Given a set of ordered-pair of real-category values the framework is capable of 1) inferring orders of domination of categories and representing orders in the form of a graph; 2) estimating magnitude of difference between a pair of categories in forms of confidence intervals; and 3) visualizing domination orders and magnitudes of difference of categories.
Usage
EDOIF(Values, Group, bootT, alpha, methodType)
Arguments
Values |
is a vector of real-number values |
Group |
is a vector of categories of each real number in Values |
bootT |
is a number of times of sample with replacement for bootstrapping.
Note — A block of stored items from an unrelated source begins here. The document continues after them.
extern "C" int alpro_gemm_tn_acc_ws(const void* A, int64_t lda, const void* B, int64_t ldb, float* C, int64_t ldc, int dtype, int M, int N,
                                    int K, float* colsum, void* workspace, size_t workspace_bytes, void* stream) {
  ALPRO_CHECK(A && B && C && M > 0 && N > 0 && K > 0, "alpro_gemm_tn_acc: bad args");
  ALPRO_CHECK(dtype == ALPRO_BF16 || dtype == ALPRO_F16, "alpro_gemm_tn_acc: 16-bit operands only (fp32 mode uses alpro_transpose + alpro_gemm)");
  ALPRO_CHECK(lda % 8 == 0 && ldb % 8 == 0 && lda >= (N + 7) / 8 * 8 && ldb >= (K + 7) / 8 * 8,
              "alpro_gemm_tn_acc: lda/ldb must be multiples of 8 covering N/K rounded up to 8 (16-byte chunks are read whole)");
  ALPRO_CHECK(((uintptr_t)A % 16) == 0 && ((uintptr_t)B % 16) == 0, "alpro_gemm_tn_acc: operands must be 16-byte aligned");
  const bool ws = workspace != nullptr;
  const TnPlan p = tn_plan(M, N, K, ws, cu_budget((hipStream_t)stream));
  float* part = nullptr;
  float* part_cs = nullptr;
  if (ws) {
    ALPRO_CHECK(((uintptr_t)workspace % 16) == 0 && workspace_bytes >= (p.part_floats + p.cs_floats) * sizeof(float),
                "alpro_gemm_tn_acc_ws: workspace must be 16-byte aligned and hold alpro_gemm_tn_workspace_bytes(M, N, K) bytes");
    part = p.ranges > 1 ? (float*)workspace : nullptr;
    part_cs = colsum ? (float*)workspace + p.part_floats : nullptr;
  }
  const int kind_opt = get_option(OPT_TN_KIND);
  const bool pp = kind_opt == 2;
#ifdef ALPRO_ABLATIONS
  const int kind = kind_opt == 1 ? 1 : 0;
#else
  const int kind = 0;
#endif
  const unsigned grid = (unsigned)((p.units + 7) / 8 * 8);
  const size_t lds = (size_t)NSTAGE * 2 * IMG_BYTES;
  hipStream_t st = (hipStream_t)stream;
  if (dtype == ALPRO_BF16) {
    static DeviceOnce once;
    once.run([&] {
      (void)hipFuncSetAttribute((const void*)gemm_tn_kernel<bf16_t, 0>, hipFuncAttributeMaxDynamicSharedMemorySize, (int)lds);
      (void)hipFuncSetAttribute((const void*)gemm_tn_kernel<bf16_t, 1>, hipFuncAttributeMaxDynamicSharedMemorySize, (int)lds);
    });
    if (pp) hipLaunchKernelGGL((gemm_tn_kernel<bf16_t, 1>), dim3(grid), dim3(NT3), lds, st, (const bf16_t*)A, lda, (const bf16_t*)B, ldb, C, ldc, M, N, K, p.per, p.tiles, p.units, p.tn, colsum, part, part_cs, kind);
    else hipLaunchKernelGGL((gemm_tn_kernel<bf16_t, 0>), dim3(grid), dim3(NT3), lds, st, (const bf16_t*)A, lda, (const bf16_t*)B, ldb, C, ldc, M, N, K, p.per, p.tiles, p.units, p.tn, colsum, part, part_cs, kind);
  } else {
    static DeviceOnce once;
    once.run([&] {
      (void)hipFuncSetAttribute((const void*)gemm_tn_kernel<f16_t, 0>, hipFuncAttributeMaxDynamicSharedMemorySize, (int)lds);
      (void)hipFuncSetAttribute((const void*)gemm_tn_kernel<f16_t, 1>, hipFuncAttributeMaxDynamicSharedMemorySize, (int)lds);
    });
    if (pp) hipLaunchKernelGGL((gemm_tn_kernel<f16_t, 1>), dim3(grid), dim3(NT3), lds, st, (const f16_t*)A, lda, (const f16_t*)B, ldb, C, ldc, M, N, K, p.per, p.tiles, p.units, p.tn, colsum, part, part_cs, kind);
    else hipLaunchKernelGGL((gemm_tn_kernel<f16_t, 0>), dim3(grid), dim3(NT3), lds, st, (const f16_t*)A, lda, (const f16_t*)B, ldb, C, ldc, M, N, K, p.per, p.tiles, p.units, p.tn, colsum, part, part_cs, kind);
  }
  if ((part || part_cs) && kind != 1)
    hipLaunchKernelGGL(tn_reduce_kernel, dim3((part ? p.tiles * 64 : 0) + (part_cs ? p.tn * (TW / 32) : 0)), dim3(256), 0, st, part, part_cs, C, ldc, colsum, N, K, p.tiles, p.ranges, p.tn);
  return check_launch("alpro_gemm_tn_acc");
}

extern "C" int alpro_gemm_tn_acc(const void* A, int64_t lda, const void* B, int64_t ldb, float* C, int64_t ldc, int dtype, int M, int N,
                                 int K, float* colsum, void* stream) {
  return alpro_gemm_tn_acc_ws(A, lda, B, ldb, C, ldc, dtype, M, N, K, colsum, nullptr, 0, stream);
}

The default is 1000. It must be above zero |
alpha |
is a significance level using in both confidence intervals and ordering inference it has the range [0,1]. The default is 0.05. |
methodType |
is an option for bootstrapping methods:either "perc" or "bca". The "perc" is the default option. |
Value
This class constructor returns an object of EDOIF class.
obj
an object of EDOIF class that contains the results of ordering inference
that can be print in text mode (print(obj)) or graphic mode (plot(obj)).
The obj
consists of the following variables
Values , Group |
The main inputs of the framework. They are the double and character vectors respectively. |
bootT , alpha , methodType |
The number of bootstrapping, significance level, and bootstrapping method parameters. |
sortedGroupList |
A list of names of categories ascendingly ordered by their means. |
sortedmeanList |
A list of means of categories that are ascendingly ordered. |
MegDiffList[[i]] |
Mean difference confidence intervals and related information of all categories that have higher means than sortedGroupList[i] category. |
confInvsList[i , ] |
A mean confidence interval of sortedGroupList[i] category. confInvsList[i,1] is a lower bound and confInvsList[i,2] is an upper bound. |
adjMat[i , j] |
An element of adjacency matrix: one if sortedGroupList[j] category dominates sortedGroupList[i] using Mann-Whitney test, otherwise zero. |
pValMat[i , j] |
A p-value of Mann-Whitney test for adjMat[i,j]. |
adjDiffMat[i , j] |
A lower bound of confidence interval of mean difference for sortedGroupList[j] minus sortedGroupList[i] using methodType bootstrap. |
adjBootMat[i , j] |
One if adjDiffMat[i,j] is positive, otherwise, zero. |
netDen |
A network density of dominant-distribution network derived from |
gObj |
An object of iGraph of a dominant-distribution network. |
Author(s)
Chainarong Amornbunchornvej, chai@ieee.org
See Also
Run vignette("EDOIF_demo", package = "EDOIF")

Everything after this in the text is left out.